Plugins extend WordPress with new features (contact forms, e-commerce, SEO tools, security, caching, and so on); themes change how it looks. WordPress can install both directly from its built-in directories, or from a ZIP file you upload. This article covers all three sources, plus how to keep them updated and stay safe.

Quick path: WP admin → Plugins → Add New Plugin (or Appearance → Themes → Add New). Search, click Install, then Activate. Done.

Install a plugin from the WordPress.org directory

  1. Log in to your WordPress admin (yourdomain.com/wp-admin/).
  2. In the left sidebar, click Plugins → Add New Plugin.
  3. Use the search box at the top right to find what you need (e.g. "contact form", "yoast", "wp super cache").
  4. Click Install Now on the plugin you want. Wait a few seconds.
  5. Click Activate. The plugin is now live on your site.

WordPress Add Plugins screen showing featured plugins, search box, and Install Now buttons

Most plugins add their own menu in the WordPress sidebar after activation, where you configure their settings.

Install a theme from the WordPress.org directory

  1. In the WordPress admin sidebar, click Appearance → Themes → Add New Theme.
  2. Browse Featured / Popular / Latest, or use the search box.
  3. Hover over a theme card and click Preview to see what your site would look like with it (using your real content).
  4. Click Install, then Activate to switch your site to it.

WordPress Add Themes screen showing the gallery of featured themes

Switching themes can rearrange how your site looks. Custom widgets, menu placements, and homepage layouts may not transfer cleanly. Test on a staging copy before swapping themes on a live site — cPanel's WP Toolkit includes a one-click clone-to-staging feature for this.

Install a paid / premium plugin or theme (from a ZIP file)

Premium plugins (Elementor Pro, WP Rocket, Astra Pro, Gravity Forms, etc.) and premium themes are sold as .zip downloads. You upload the ZIP and WordPress installs it.

  1. Download the .zip from the vendor's account dashboard. Don't unzip it — WordPress wants the ZIP itself.
  2. For plugins: Plugins → Add New Plugin → Upload Plugin. For themes: Appearance → Themes → Add New → Upload Theme.
  3. Click Choose File, pick the ZIP, click Install Now.
  4. After installation, click Activate.
  5. Most premium plugins ask for a license key after activation — enter the key from your vendor account so you receive updates.

Where to find plugins and themes you can trust

Be cautious about where you download premium plugins from.

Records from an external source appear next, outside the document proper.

__device__ __forceinline__ void load_frame(const FwdParams& p, long long f, int lane, float2 (&v)[8]) {
  const long long b = f / p.T;
  const long long t = f - b * p.T;
  const float* clip = p.x + b * p.clip_stride;
  const long long start = t * (long long)p.hop - (p.center ? N / 2 : 0);
  const bool interior = (start >= 0) && (start + N <= p.L);
  const bool aligned = (((uintptr_t)(clip + start)) & 7) == 0;
  if (interior && aligned) {
    const float2* src = reinterpret_cast<const float2*>(clip + start);
#pragma unroll
    for (int m = 0; m < 8; ++m) v[m] = src[lane + 64 * m];
  } else if (interior) {
    const float* src = clip + start;
#pragma unroll
    for (int m = 0; m < 8; ++m) {
      v[m].x = src[2 * (lane + 64 * m)];
      v[m].y = src[2 * (lane + 64 * m) + 1];
    }
  } else {
#pragma unroll
    for (int m = 0; m < 8; ++m) {
      long long i0 = start + 2 * (lane + 64 * m);
      if (p.center) {
        v[m].x = clip[reflect_index(i0, p.L)];
        v[m].y = clip[reflect_index(i0 + 1, p.L)];
      } else {
        v[m].x = (i0 < p.L) ? clip[i0] : 0.0f;
        v[m].y = (i0 + 1 < p.L) ? clip[i0 + 1] : 0.0f;
      }
    }
  }
}
// ... 32 lines not shown
#pragma unroll
    for (int m = 0; m < 8; ++m) row[lane + 64 * m] = v[m];
    if (lane == 0) row[512] = nyq;
    if (WRITE_PHASE) {
      float* prow = p.phase + f * F;
#pragma unroll
      for (int m = 0; m < 8; ++m) prow[lane + 64 * m] = fast_atan2f(v[m].y, v[m].x);
      if (lane == 0) prow[512] = fast_atan2f(nyq.y, nyq.x);
    }
  }
}

struct FwdRunParams {
  const float* x;
  const float* window;
  const float2* tw;
  float2* out;
  float* phase;
  long long B, L, clip_stride, T;
  long long runs_per_clip, frames_per_run;
  BandBank bank;
  float* feat;
  const float* offset;
  const float* scale;
  float eps;
  int contrast;
  int power2;
  int feat_channel_major;
  long long feat_ld, phase_ld;
  const float* ph_offset;
  const float* ph_scale;
  unsigned* tile_ctr;
  unsigned n_tiles;
};

__device__ __forceinline__ float2 load_pair(const float* clip, long long L, long long i0, bool interior, bool aligned,
                                            int lane_off) {
  if (interior) {
    if (aligned) return reinterpret_cast<const float2*>(clip + i0)[lane_off >> 1];
    return make_float2(clip[i0 + lane_off], clip[i0 + lane_off + 1]);
  }
  return make_float2(clip[reflect_index(i0 + lane_off, L)], clip[reflect_index(i0 + lane_off + 1, L)]);
}


__device__ __forceinline__ float fwd_contrast(float v, int mode, float eps) { return band_contrast_fast(v, mode, eps); }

Pirated / "nulled" copies on third-party sites often contain malware that opens a backdoor on your site — we see compromised WordPress sites every week, and pirated plugins are a top source.

Trusted sources:

  • WordPress.org Plugin Directory — the search inside WP admin. Free, vetted, large but variable quality.
  • The vendor's official website — for paid plugins and themes (Elementor, Beaver Builder, WPForms, etc.).
  • Theme marketplaces — ThemeForest (Envato), StudioPress, Astra, Kadence, GeneratePress all have legitimate paid themes.

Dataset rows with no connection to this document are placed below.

template <int NW, int TR, int TC, int TN, bool F16, bool APL, int TAPS = 0, int WN = 1, bool ONE = false>
__global__ __launch_bounds__(NW * 64) __attribute__((amdgpu_waves_per_eu(2))) void conv_halo_kernel(ConvK p, int tiles_w, int tiles_h) {
  static_assert(TC % 16 == 0 && (TR * TC / 16) % (NW / WN) == 0 && TN % WN == 0, "tile");
  static_assert(!(F16 && APL), "planes input is precision 0");
  static_assert(!ONE || (F16 && TAPS == 0), "single fp16 plane: precision 4, no epilogue GEMM");
  static_assert(WN == 1 || WN == 2, "waves along N");
  using frag_t = typename std::conditional<F16, f16x8, bf16x8>::type;
  constexpr int TM = TR * TC / 16 / (NW / WN);
  constexpr int TNW = TN / WN;
  constexpr int BN = TN * 16, NP = ONE ? 1 : 2;
  constexpr int HW_ = TC + 2, HP = (TR + 2) * HW_;
  constexpr int HQ = (HP + 7) / 8;
  constexpr int HALO = HQ * 8 * 128;
  constexpr int B_STAGE = NP * BN * 64;
  constexpr int NB_TOT = NP * BN / 16;
  constexpr int IB = NB_TOT / NW;
  static_assert(NB_TOT % NW == 0, "B pieces per wave");
  constexpr int CS = BN / WN + 4;
  constexpr int EPI = NW * 16 * CS * 4;
  constexpr int H16 = ONE ? HQ * 8 * 64 : 0;
  constexpr int MAIN = 2 * HALO + 2 * B_STAGE + H16;
  constexpr int W2R = TAPS == 2 ? 64 : 32;
  constexpr int W2B = TAPS ? 2 * W2R * (BN + 8) * 2 + (TAPS == 2 ? 2 * 32 * 72 * 2 : 0) : 0;
  constexpr int LDS_BYTES = MAIN > EPI + W2B ? MAIN : EPI + W2B;
  __shared__ __attribute__((aligned(1024))) unsigned char lds[LDS_BYTES];
  unsigned char* const halo0 = lds;
  unsigned char* const ring = lds + 2 * HALO;
  unsigned char* const h16 = lds + 2 * HALO + 2 * B_STAGE;

  const int tid = threadIdx.x, lane = tid & 63, wave = __builtin_amdgcn_readfirstlane(tid >> 6);
  const int wm = wave / WN, wn = wave % WN;
  const int fr = lane & 15, fg = lane >> 4;
  int L = xcd_remap(blockIdx.x, p.nwg);
  const int tile_n = L % p.tiles_n;
  L /= p.tiles_n;
  const int tw = L % tiles_w;
  L /= tiles_w;
  const int th = L % tiles_h;
  const int n = L / tiles_h;
  const int n0 = tile_n * BN;
  const int oh0 = th * TR, ow0 = tw * TC;

  constexpr unsigned OOB = 0x80000000u;
  const float* xn = p.x + (int64_t)n * p.xsn;
  const int frame_bytes = (int)(((int64_t)(p.Hi - 1) * p.xsh + (int64_t)(p.Wi - 1) * p.xsw + p.Ci) * 4);
  const __amdgpu_buffer_rsrc_t xr = buf_rsrc(xn, frame_bytes);
  constexpr int KQ = (HQ + NW - 1) / NW;
  unsigned hvo[KQ];
#pragma unroll
  for (int k = 0; k < KQ; ++k) {
    const int q = wave + k * NW;
    const int px = q * 8 + (lane >> 3);
    const int hr = px / HW_, hc = px - hr * HW_;
    const int ih = oh0 - 1 + hr, iw = ow0 - 1 + hc;
    const int sl = (lane & 7) ^ swz_halo(hc);
    const bool ok = q < HQ && px < HP && (unsigned)ih < (unsigned)p.Hi && (unsigned)iw < (unsigned)p.Wi;
    hvo[k] = ok ? (unsigned)(((int64_t)ih * p.xsh + (int64_t)iw * p.xsw + sl * 4) * 4) : OOB;
  }
  auto issue_halo = [&](int k, int c, int buf) {
    bl_lds16_nt(xr, halo0 + buf * HALO + (wave + k * NW) * 1024, hvo[k], c * HBK * 4);
  };

  const int wbytes = p.k_pad * 2 * (p.tiles_n * BN);
  const __amdgpu_buffer_rsrc_t wr0 = buf_rsrc(F16 ? p.wh16 : p.whi, wbytes);
  const __amdgpu_buffer_rsrc_t wr1 = buf_rsrc(F16 ? p.wl16 : p.wlo, wbytes);
  unsigned bvo[IB];
  int bdst[IB];
  bool bpl[IB];
#pragma unroll
  for (int i = 0; i < IB; ++i) {
    const int j = wave * IB + i;
    const int q = j / (BN / 16), rb = j % (BN / 16);
    const int nrow = rb * 16 + (lane >> 2);
    const int ch = (lane & 3) ^ swzF(nrow);
    bvo[i] = (unsigned)(((n0 + nrow) * p.k_pad + ch * 8) * 2);
    bdst[i] = (q * BN + rb * 16) * 64;
    bpl[i] = q != 0;
  }
  auto issue_b = [&](int kt, int stage) {
    unsigned char* sb = ring + stage * B_STAGE;
#pragma unroll
    for (int i = 0; i < IB; ++i)
      bl_lds16(bpl[i] ? wr1 : wr0, sb + bdst[i], bvo[i], kt * HBK * 2);
  };

  const bool pro = ONE && p.in_scale != nullptr;
  float sa = 1.f, inv = 1.f;
  if constexpr (F16) {
    float am = p.x_amax[n];
    if (pro) {
      float pS, pB;
      prologue_bounds(p.in_scale, p.in_bias, p.Ci, pS, pB);
      am = fmaf(am, pS, pB);
    }
    const int e = f16_scale_exp(am);
    sa = ldexpf(1.f, 15 - e);
    inv = ldexpf(1.f, e - 15);
  }

  int aoff[TM][9];
#pragma unroll
  for (int i = 0; i < TM; ++i) {
    const int rb = wm * TM + i;
    const int hb0 = (rb / (TC / 16)) * HW_ + (rb % (TC / 16)) * 16 + fr;
#pragma unroll
    for (int t = 0; t < 9; ++t) {
      const int px = hb0 + (t / 3) * HW_ + t % 3;
      const int sw = swz_halo(px % HW_);
      aoff[i][t] = ONE ? px * 64 + ((fg ^ ((px >> 2) & 3)) << 4) : px * 128 + (((2 * fg) ^ sw) << 4);
    }
  }

  f32x4 acc[TM][TNW];
#pragma unroll
  for (int i = 0; i < TM; ++i)
#pragma unroll
    for (int j = 0; j < TNW; ++j) acc[i][j] = f32x4{0.f, 0.f, 0.f, 0.f};

  const int nc = p.Ci / HBK;
  const int nk = nc * 9;
#pragma unroll
  for (int k = 0; k < KQ; ++k)
    if (wave + k * NW < HQ) issue_halo(k, 0, 0);
  issue_b(0, 0);

#pragma unroll 1
  for (int c = 0; c < nc; ++c) {
    const unsigned char* hb = halo0 + (c & 1) * HALO;
    const int kt0 = c * 9;
#pragma unroll
    for (int t = 0; t < 9; ++t) {
      const int kt = kt0 + t;
      wait_barrier<0>();
      if (kt + 1 < nk) issue_b(kt + 1, (kt + 1) & 1);
      if (c + 1 < nc) {
#pragma unroll
        for (int k = t; k < KQ; k += 9)
          if (wave + k * NW < HQ) issue_halo(k, c + 1, (c + 1) & 1);
      }
      if constexpr (ONE) {
        if (t == 0) {
          f4 ps4[2], pb4[2];
          if (pro) {
            const int ch = c * HBK + (tid & 3) * 8;
#pragma unroll
            for (int h = 0; h < 2; ++h) {
              ps4[h] = *reinterpret_cast<const f4*>(p.in_scale + ch + 4 * h);
              pb4[h] = *reinterpret_cast<const f4*>(p.in_bias + ch + 4 * h);
            }
          }
          for (int e = tid; e < HP * 4; e += NW * 64) {
            const int q = e >> 2, g = e & 3;
            const int hr = q / HW_, hc = q - hr * HW_;
            const int sw = swz_halo(hc);
            f4 v0 = *reinterpret_cast<const f4*>(hb + q * 128 + (((2 * g) ^ sw) << 4));
            f4 v1 = *reinterpret_cast<const f4*>(hb + q * 128 + (((2 * g + 1) ^ sw) << 4));
            if (pro) {
              const bool in = (unsigned)(oh0 - 1 + hr) < (unsigned)p.Hi && (unsigned)(ow0 - 1 + hc) < (unsigned)p.Wi;
              v0 = in ? affine4(v0, ps4[0], pb4[0]) : f4{0.f, 0.f, 0.f, 0.f};
              v1 = in ? affine4(v1, ps4[1], pb4[1]) : f4{0.f, 0.f, 0.f, 0.f};
            }
            *reinterpret_cast<f16x8*>(h16 + q * 64 + ((g ^ ((q >> 2) & 3)) << 4)) = cvt_f16_one(v0, v1, sa);
          }
          __builtin_amdgcn_sched_barrier(0);
          asm volatile("s_waitcnt lgkmcnt(0)\n\ts_barrier" ::: "memory");
          __builtin_amdgcn_sched_barrier(0);
        }
      }
      frag_t af[NP][TM];
#pragma unroll
      for (int i = 0; i < TM; ++i) {
        if constexpr (ONE) {
          af[0][i] = *reinterpret_cast<const f16x8*>(h16 + aoff[i][t]);
          continue;
        }
        const f4 v0 = *reinterpret_cast<const f4*>(hb + aoff[i][t]);
        const f4 v1 = *reinterpret_cast<const f4*>(hb + (aoff[i][t] ^ 16));
        if constexpr (APL) {
          af[0][i] = __builtin_bit_cast(bf16x8, v0);
          af[1][i] = __builtin_bit_cast(bf16x8, v1);
        } else if constexpr (ONE) {
          af[0][i] = cvt_f16_one(v0, v1, sa);
        } else if constexpr (F16) {
          unsigned long long p0[2], p1[2];
          split_planes_f16(v0, sa, p0);
          split_planes_f16(v1, sa, p1);
#pragma unroll
          for (int q = 0; q < 2; ++q) {
            typedef unsigned long long u64x2 __attribute__((ext_vector_type(2)));
            af[q][i] = __builtin_bit_cast(f16x8, u64x2{p0[q], p1[q]});
          }
        } else {
          bf16x4 p0[NP], p1[NP];
          split_planes<NP>(v0, p0);
          split_planes<NP>(v1, p1);
#pragma unroll
          for (int q = 0; q < NP; ++q)
            af[q][i] = bf16x8{p0[q][0], p0[q][1], p0[q][2], p0[q][3], p1[q][0], p1[q][1], p1[q][2], p1[q][3]};
        }
      }
      const unsigned char* sb = ring + (kt & 1) * B_STAGE;
#pragma unroll
      for (int j = 0; j < TNW; ++j) {
        const int nrow = (wn * TNW + j) * 16 + fr;
        const unsigned char* bp = sb + nrow * 64 + ((fg ^ swzF(nrow)) << 4);
        frag_t bfr[NP];
#pragma unroll
        for (int q = 0; q < NP; ++q) bfr[q] = *reinterpret_cast<const frag_t*>(bp + q * BN * 64);
#pragma unroll
        for (int i = 0; i < TM; ++i)
#pragma unroll
          for (int s = NP - 1; s >= 0; --s)
#pragma unroll
            for (int qa = s; qa >= 0; --qa) acc[i][j] = mfma16(af[qa][i], bfr[s - qa], acc[i][j]);
      }
    }
  }
  wait_barrier<0>();

  float* ct = reinterpret_cast<float*>(lds) + wave * 16 * CS;
  constexpr int CPR = BN / WN / 4;
  constexpr int RPP = 64 / CPR;
  constexpr int EB = 16 / RPP;
  const int cc = lane % CPR, rr0 = lane / CPR;
  const int col = n0 + wn * (BN / WN) + cc * 4;
  const bool cval = col < p.Co;
  f4 sc4 = {1.f, 1.f, 1.f, 1.f}, bi4 = {0.f, 0.f, 0.f, 0.f}, sl4 = {0.f, 0.f, 0.f, 0.f};
  if (cval) {
    if (p.scale) sc4 = *reinterpret_cast<const f4*>(p.scale + col);
    if (p.bias) bi4 = *reinterpret_cast<const f4*>(p.bias + col);
    if (p.slope) sl4 = *reinterpret_cast<const f4*>(p.slope + col);
  }
  float ym = 0.f;
  constexpr int W2S = BN + 8, W3S = 72;
  uint16_t* const w2s = reinterpret_cast<uint16_t*>(lds + EPI);
  uint16_t* const w3s = w2s + 2 * W2R * W2S;
  if constexpr (TAPS != 0) {
    stage_planes<W2R, BN>(p.w2, TAPS == 2 ? p.nmid : p.n2, p.Co, p.Co, w2s, W2S, tid, NW * 64);
    if constexpr (TAPS == 2) stage_planes<32, 64>(p.w3, p.n2, p.nmid, p.nmid, w3s, W3S, tid, NW * 64);
    __syncthreads();
  }
  f32x4 s2 = {0.f, 0.f, 0.f, 0.f}, b2 = {0.f, 0.f, 0.f, 0.f};
  if constexpr (TAPS == 2) {
#pragma unroll
    for (int jn = 0; jn < 4; ++jn) {
      const int c = jn * 16 + fr;
      if (c < p.nmid) {
        s2[jn] = p.s2 ? p.s2[c] : 1.f;
        b2[jn] = p.b2 ? p.b2[c] : 0.f;
      }
    }
  }
#pragma unroll
  for (int i = 0; i < TM; ++i) {
    const int rb = wm * TM + i;
    const int oh = oh0 + rb / (TC / 16), owb = ow0 + (rb % (TC / 16)) * 16;
#pragma unroll
    for (int r = 0; r < 4; ++r)
#pragma unroll
      for (int j = 0; j < TNW; ++j) ct[(fg * 4 + r) * CS + j * 16 + fr] = acc[i][j][r];
    int64_t yo[EB];
    f4 res[EB];
    bool ok[EB];
#pragma unroll
    for (int e = 0; e < EB; ++e) {
      const int ow = owb + rr0 + RPP * e;
      ok[e] = cval && oh < p.Ho && ow < p.Wo;
      res[e] = f4{0.f, 0.f, 0.f, 0.f};
      yo[e] = 0;
      if (ok[e]) {
        yo[e] = (int64_t)n * p.ysn + (int64_t)oh * p.ysh + (int64_t)ow * p.ysw + col;
        if (p.res_mode != PRPE_RES_NONE)
          res[e] = *reinterpret_cast<const f4*>(p.r + (int64_t)n * p.rsn + (int64_t)oh * p.rsh + (int64_t)ow * p.rsw + col);
      }
    }
#pragma unroll(ONE ? 2 : EB)
    for (int e = 0; e < EB; ++e) {
      f4 v = *reinterpret_cast<const f4*>(ct + (rr0 + RPP * e) * CS + cc * 4);
      if (!ok[e]) continue;
      if constexpr (F16) v = v * inv;
      v = v * sc4 + bi4;
      if (p.res_mode == PRPE_RES_PRE_ACT) v += res[e];
      v = apply_act4(v, p.act, sl4);
      if (p.res_mode == PRPE_RES_POST_ACT) v += res[e];
      if constexpr (TAPS != 0) {
        *reinterpret_cast<f4*>(ct + (rr0 + RPP * e) * CS + cc * 4) = v;
        continue;
      }
      if (p.y_planes) {
        bf16x4 pl[2];
        split_planes<2>(v, pl);
        uint16_t* y16 = reinterpret_cast<uint16_t*>(p.y) + 2 * (yo[e] - col) + (col >> 3) * 16 + (col & 7);
        *reinterpret_cast<bf16x4*>(y16) = pl[0];
        *reinterpret_cast<bf16x4*>(y16 + 8) = pl[1];
      } else {
        *reinterpret_cast<f4*>(p.y + yo[e]) = v;
      }
      if (p.y_amax) ym = fmaxf(ym, amax4(v));
    }
    if constexpr (TAPS != 0) {
      __builtin_amdgcn_wave_barrier();
      constexpr int KH = BN / WN;
      const uint16_t* w2w = w2s + wn * KH;
      auto hand_over = [&](auto& part, auto nt) {
        constexpr int NT_ = decltype(nt)::value;
        if (wn == 1) {
#pragma unroll
          for (int jn = 0; jn < NT_; ++jn)
#pragma unroll
            for (int r = 0; r < 4; ++r) ct[(fg * 4 + r) * CS + jn * 16 + fr] = part[jn][r];
        }
        __syncthreads();
        if (wn == 0) {
          const float* pc = ct + 16 * CS;
#pragma unroll
          for (int jn = 0; jn < NT_; ++jn)
#pragma unroll
            for (int r = 0; r < 4; ++r) part[jn][r] += pc[(fg * 4 + r) * CS + jn * 16 + fr];
        }
      };
      f32x4 zc[2];
      if constexpr (TAPS == 1) {
        slab_gemm<2, KH>(ct, CS, w2w, W2S, W2R * W2S, fr, fg, zc);
        if constexpr (WN == 2) hand_over(zc, std::integral_constant<int, 2>{});
      } else {
        f32x4 zm[4];
        slab_gemm<4, KH>(ct, CS, w2w, W2S, W2R * W2S, fr, fg, zm);
        if constexpr (WN == 2) hand_over(zm, std::integral_constant<int, 4>{});
        __builtin_amdgcn_wave_barrier();
        if (wn == 0) {
#pragma unroll
          for (int jn = 0; jn < 4; ++jn) {
            const f32x4 t = apply_act4(zm[jn] * s2[jn] + b2[jn], p.act2, f32x4{0.f, 0.f, 0.f, 0.f});
#pragma unroll
            for (int r = 0; r < 4; ++r) ct[(fg * 4 + r) * CS + jn * 16 + fr] = t[r];
          }
          __builtin_amdgcn_wave_barrier();
          slab_gemm<2, 64>(ct, CS, w3s, W3S, 32 * W3S, fr, fg, zc);
        }
      }
      if (wn == 0) {
#pragma unroll
        for (int r = 0; r < 4; ++r) {
          const int ow = owb + fg * 4 + r;
          if (oh < p.Ho && ow < p.Wo) {
            float* zo = p.y2 + (int64_t)n * p.y2sn + (int64_t)oh * p.y2sh + (int64_t)ow * p.y2sw;
#pragma unroll
            for (int jn = 0; jn < 2; ++jn)
              if (jn * 16 + fr < p.n2) zo[jn * 16 + fr] = zc[jn][r];
          }
        }
      }
      if constexpr (WN == 2) __syncthreads();
      __builtin_amdgcn_wave_barrier();
    }
  }
  if (p.y_amax) amax_commit(p.y_amax + n, ym);
}

template <int NW, int TR, int TC, int TN, bool F16, bool APL, int TAPS = 0, int WN = 1, bool ONE = false>
int launch_halo(const ConvK& kp0, hipStream_t st) {
  ConvK kp = kp0;
  if (kp.w2 && kp.Co > TN * 16) return PRPE_EINVAL;
  const int tiles_w = (kp.Wo + TC - 1) / TC, tiles_h = (kp.Ho + TR - 1) / TR;
  kp.tiles_n = (kp.Co + TN * 16 - 1) / (TN * 16);
  const int64_t nwg = (int64_t)(kp.M / kp.HoWo) * tiles_h * tiles_w * kp.tiles_n;
  if (nwg <= 0 || nwg >= (1LL << 31)) return PRPE_EINVAL;
  kp.nwg = (int)nwg;
  hipLaunchKernelGGL((conv_halo_kernel<NW, TR, TC, TN, F16, APL, TAPS, WN, ONE>), dim3(kp.nwg), dim3(NW * 64), 0, st,
                     kp, tiles_w, tiles_h);
  return launch_status();
}

template <int NW, int TR, int TC, int TN, int WN = 1>
int launch_halo_kind(const ConvK& kp, int prec, hipStream_t st) {
  if (prec == 3) return launch_halo<NW, TR, TC, TN, true, false, 0, WN>(kp, st);
  if constexpr ((TN * 16 / 16) % NW == 0)
    if (prec == 4) return launch_halo<NW, TR, TC, TN, true, false, 0, WN, true>(kp, st);
  if (prec == 4) return PRPE_EINVAL;
  return kp.x_planes ? launch_halo<NW, TR, TC, TN, false, true, 0, WN>(kp, st)
                     : launch_halo<NW, TR, TC, TN, false, false, 0, WN>(kp, st);
}

template <int TAPS, int NW>
int launch_halo_taps(const ConvK& kp, int prec, hipStream_t st) {
  constexpr int TR = NW == 4 ? 8 : 16;
  if (prec == 4) return PRPE_EINVAL;
  if (prec == 3) return launch_halo<NW, TR, 16, 8, true, false, TAPS>(kp, st);
  return kp.x_planes ? launch_halo<NW, TR, 16, 8, false, true, TAPS>(kp, st)
                     : launch_halo<NW, TR, 16, 8, false, false, TAPS>(kp, st);
}

}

If a "premium" plugin is being given away on a forum or torrent site, it's almost certainly compromised. The annual license fee is far cheaper than recovering from a hack.

Keeping plugins and themes updated

Outdated plugins and themes are the #1 way WordPress sites get hacked. WordPress will tell you when updates are available:

  • Updates badge — the number next to "Updates" in the sidebar shows pending updates.
  • Dashboard → Updates — review and apply pending updates. You can update everything at once or pick individually.
  • Auto-updates — from the Plugins or Themes screen, you can enable auto-updates per item. Recommended for security plugins and well-maintained ones; for plugins that have broken your site in past updates, leave it off and update manually.

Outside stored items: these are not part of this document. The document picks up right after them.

## Files before the change

### splat_amd/csrc/splat_api.hip

```cpp
#include <algorithm>
#include <cmath>
#include <cstdio>
#include <cstdlib>
#include <cstring>
#include <mutex>
#include <new>
#include <string>
#include <unordered_map>
#include <vector>

#include "splat_context.h"

using namespace splat;

static thread_local std::string g_create_error;
static std::mutex g_ledger_mu;
static std::unordered_map<void*, std::pair<splat_ctx*, size_t>> g_ledger;

namespace splat {
CommState** ctx_comm_slot(splat_ctx* c) { return &c->comm; }
hipStream_t ctx_stream(splat_ctx* c) { return c->stream; }
hipStream_t frame_stream(splat_ctx* c) { return (c->last_lane && c->comp2) ? c->comp2 : c->stream; }
int frame_tail(splat_ctx* c) {
    if (c->last_ring < 0 || !c->ring[c->last_ring].used) return SPLAT_OK;
// ... 491 lines not shown
        HIP_TRY(c, hipEventRecord(s.ev_ready, f.ss));
        HIP_TRY(c, hipStreamWaitEvent(cs, s.ev_ready, 0));
    }
    if (retained) launch_status_set(cs, f.d_st, c->ret_set.status);
    HIP_TRY(c, f.mark(5, cs));
    uint2* iters = nullptr;
    c->iters_valid = false;
    if (want_iters) {
        if (c->iters_alloc < m * 4u) {
            dfree(c->d_iters); c->iters_alloc = 0;
            HIP_TRY(c, dmalloc(c, &c->d_iters, sizeof(uint2) * (size_t)m * 4u));
            c->iters_alloc = m * 4u;
        }
        HIP_TRY(c, hipMemsetAsync(c->d_iters, 0, sizeof(uint2) * (size_t)m * 4u, cs));
        iters = c->d_iters;
        c->iters_valid = true;
    }
    CompositeArgs comp{};
    comp.s = cs; comp.knobs = &c->knobs; comp.n_tiles = m; comp.fc = c->fc; comp.recs = s.recs; comp.argb = d_argb; comp.status = f.d_st; comp.orig = c->orig;
    comp.fused_sort_max = retained ? 0u : c->fused_sort_max; comp.iters = iters; comp.keep_keys = want_iters || f.retain == SPLAT_RETAIN_WRITER;
    comp.pair_walk = pd.pair_walk != 0;
    comp.libm_exp = (c->cfg.mode & SPLAT_MODE_LIBM_EXP) != 0; comp.clear_first = c->clear_first;
    comp.lists = f.lists; comp.lists.near_m = pd.near_cap ? s.near_m : nullptr;
    comp.keys = f.keys; comp.keys.keys2 = pd.comp_sorts != 0 ? s.keys2 : nullptr;
    if (retained) {
        const bool near = c->ret_set.near_cap != 0u;
        comp.lists.near_m = near ? s.near_m : nullptr; comp.keys.keys2 = near ? s.keys2 : nullptr;
    }
    comp.hints = hint_table(c);
    if (c->knobs.dbg_stage_cache != 0u && f.retain == SPLAT_RETAIN_WRITER) {
        const size_t waves = (size_t)c->m_alloc * 4u;
        if (!c->stage_nv || !c->stage_mask) {
            dfree(c->stage_nv); dfree(c->stage_mask);
            HIP_TRY(c, dmalloc(c, &c->stage_nv, sizeof(unsigned int) * waves));
            HIP_TRY(c, dmalloc(c, &c->stage_mask, sizeof(unsigned long long) * 32u * waves));
        }
        HIP_TRY(c, hipMemsetAsync(c->stage_nv, 0, sizeof(unsigned int) * waves, cs));
        c->ret_set.frames = 0;
    }
    if (retained && c->knobs.dbg_stage_cache != 0u && c->stage_nv && c->stage_mask) {
        comp.stage_nv = c->stage_nv; comp.stage_mask = c->stage_mask;
        if (c->knobs.dbg_stage_cache == 2u && c->ret_set.frames >= 2u)
            HIP_TRY(c, hipMemsetAsync(c->stage_mask, 0, sizeof(unsigned long long) * 32u * (size_t)c->m_alloc * 4u, cs));
        c->ret_set.frames++;
    }
    comp.refine = c->fc.close_width == 0.0f ? pd.refine : 0u;
    launch_composite(comp);
    c->last_near = retained ? c->ret_set.near_cap != 0u : pd.near_cap != 0u;
    HIP_TRY(c, f.mark(6, cs));
    if (want_iters) HIP_TRY(c, hipMemcpyAsync(&c->h_status[f.r], f.d_st, sizeof(FrameStatus), hipMemcpyDeviceToHost, cs));
    HIP_TRY(c, hipEventRecord(f.ev->e[7], cs));
    return SPLAT_OK;
}
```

WordPress Updates screen showing pending core, plugin, and theme updates

Major-version vs minor-version updates

Minor updates (e.g. 2.4.1 → 2.4.2) are almost always safe — bug fixes and security patches. Major version jumps (2.x → 3.0) sometimes break compatibility with other plugins or your theme. For heavily customized sites, test major updates on a staging copy first.

Disabling vs deleting

  • Deactivate — the plugin is off, but its files and settings stay. Reactivate any time. Good for "I might want this back."
  • Delete — removes the files entirely. Some plugins remove their database tables on deletion; many leave them behind ("orphaned" data). Use a plugin like Advanced Database Cleaner periodically to clean these up.